- Born: United States
- Occupation(s): Dancer, instructor, dance historian
- Website: artemismourat.com

= Artemis Mourat =

Greek-American Dancer and historian of Turkish Belly dance and Romani dance

Elizabeth Artemis Mourat is an American dancer, instructor, and dance historian known for her work in Turkish Oryantal dans and Turkish Romani dance. Active since the 1970s, she has taught, performed, and lectured internationally, with a focus on preserving traditional dance forms and promoting cultural understanding.

==Early life and education==
Mourat was born in the United States to a Greek father of Anatolian heritage and an American mother from the South. Her upbringing combined multiple cultural influences. She holds a Master of Arts in Psychology and a Master of Social Work, with additional postgraduate studies in dance movement therapy. Mourat is a member of the Phi Beta Kappa Society.

==Career==
Mourat began performing in the early 1970s, originally in the American cabaret style before shifting toward Turkish and Romani traditions. Her research has included fieldwork in Turkey, Egypt, and Romania. Mourat has appeared in performances and festivals in over 30 countries, and she regularly presents workshops in the United States and Europe.

Her teaching emphasizes historical context, musicality, and technique. In addition to solo instruction, she has collaborated with other instructors to teach comparative styles such as Egyptian Oriental vs Turkish Oryantal dans.

=== Cultural advocacy ===
In addition to her artistic work, Mourat has advocated for greater cultural sensitivity toward Romani traditions. She has used her lectures and writings to address stereotypes and promote more respectful representation in dance communities. She has led cultural workshops on Turkish Romani culture and dance since the 1990s.

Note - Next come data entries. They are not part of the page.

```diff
@@ -154,11 +162,17 @@
   if (p.planes == 3) return "f3r_attn_asm_qk3f8_f16 (hand-scheduled, three products per score block, the corrections on the fp8 MFMA, csrc/asm/attn_gen.py)";
   if (kHd[p.hd_index] == 80) return h ? "f3r_attn_asm_d80_f16 (hand-scheduled, csrc/asm/attn_gen.py)" : "f3r_attn_asm_d80_bf16 (hand-scheduled, csrc/asm/attn_gen.py)";
   if (kHd[p.hd_index] == 128) return h ? "f3r_attn_asm_d128_f16 (hand-scheduled, csrc/asm/attn_gen.py)" : "f3r_attn_asm_d128_bf16 (hand-scheduled, csrc/asm/attn_gen.py)";
+  if (p.tail.rows > 0 && p.main.grouped)
+    return h ? "f3r_attn_asm_f16_grp + f3r_attn_asm_q256_f16 for the last round (hand-scheduled, one barrier per group of key tiles, csrc/asm/attn_gen.py)"
+             : "f3r_attn_asm_bf16_grp + f3r_attn_asm_q256_bf16 for the last round (hand-scheduled, one barrier per group of key tiles, csrc/asm/attn_gen.py)";
   if (p.tail.rows > 0)
     return h ? "f3r_attn_asm_f16 + f3r_attn_asm_q256_f16 for the last round (hand-scheduled, csrc/asm/attn_gen.py)"
              : "f3r_attn_asm_bf16 + f3r_attn_asm_q256_bf16 for the last round (hand-scheduled, csrc/asm/attn_gen.py)";
   if (p.main.item == ATTN_ITEM_256)
     return h ? "f3r_attn_asm_q256_f16 (hand-scheduled, 256-query work items, csrc/asm/attn_gen.py)" : "f3r_attn_asm_q256_bf16 (hand-scheduled, 256-query work items, csrc/asm/attn_gen.py)";
+  if (p.main.grouped)
+    return h ? "f3r_attn_asm_f16_grp (hand-scheduled, one barrier per group of key tiles, csrc/asm/attn_gen.py)"
+             : "f3r_attn_asm_bf16_grp (hand-scheduled, one barrier per group of key tiles, csrc/asm/attn_gen.py)";
   return h ? "f3r_attn_asm_f16 (hand-scheduled, csrc/asm/attn_gen.py)" : "f3r_attn_asm_bf16 (hand-scheduled, csrc/asm/attn_gen.py)";
 }
 
@@ -166,7 +180,7 @@
   const int hd = kHd[p.hd_index];
   const int wave_rows = attn_item_wave_rows(l.item);
   F3R_REQUIRE(l.rows >= wave_rows, "f3r_attn_fwd: a hand-scheduled launch of %lld query rows, fewer than the %d of one wave", (long long)l.rows, wave_rows);
-  hipFunction_t fn = get_fn(a.dtype, p.hd_index, p.planes, l.item);
+  hipFunction_t fn = get_fn(a.dtype, p.hd_index, p.planes, l.item, l.grouped);
   if (!fn) {
     f3r_set_error("f3r_attn_fwd: the embedded hand-scheduled kernel could not be loaded on this device");
     return F3R_ERR_LAUNCH;
diff --git a/fast3r_amd/csrc/f3r_dispatch.h b/fast3r_amd/csrc/f3r_dispatch.h
--- a/fast3r_amd/csrc/f3r_dispatch.h
+++ b/fast3r_amd/csrc/f3r_dispatch.h
@@ -120,7 +120,11 @@
   ATTN_ITEM_256,
 };
 inline int attn_item_wave_rows(AttnItem item) { return item == ATTN_ITEM_512 ? 128 : 64; }
-struct AttnAsmLaunch { int64_t rows = 0; AttnItem item = ATTN_ITEM_512; };
+struct AttnAsmLaunch {
+  int64_t rows = 0;
+  AttnItem item = ATTN_ITEM_512;
+  bool grouped = false;
+};
 struct AttnPlan {
   AttnFamily family = ATTN_HIP;
   int hd_index = 0;
diff --git a/include/f3r.h b/include/f3r.h
--- a/include/f3r.h
+++ b/include/f3r.h
@@ -142,6 +142,7 @@
   int32_t reserve_cus;
 } f3r_attn_args;
 #define F3R_ATTN_ASM_MIN_KEYS 2048
+#define F3R_ATTN_GROUPED_MIN_KEYS 8192
 
 int f3r_attn_fwd(const f3r_attn_args* args, f3r_stream_t stream);
 const char* f3r_attn_kernel_name(const f3r_attn_args* args);
```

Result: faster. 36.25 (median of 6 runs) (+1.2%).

==Media and publications==
Mourat has produced instructional DVDs including Turkish Style Belly Dance, which offers in-depth demonstrations of classic Turkish movements and stylings. She has contributed to various dance magazines and has been featured in conference presentations and educational exhibits.

==Recognition==
Mourat has received accolades such as "Ethnic Dancer of the Year" from the International Academy of Middle Eastern Dance, and the "Most Popular Ethnic Dancer" award by Zaghareet magazine.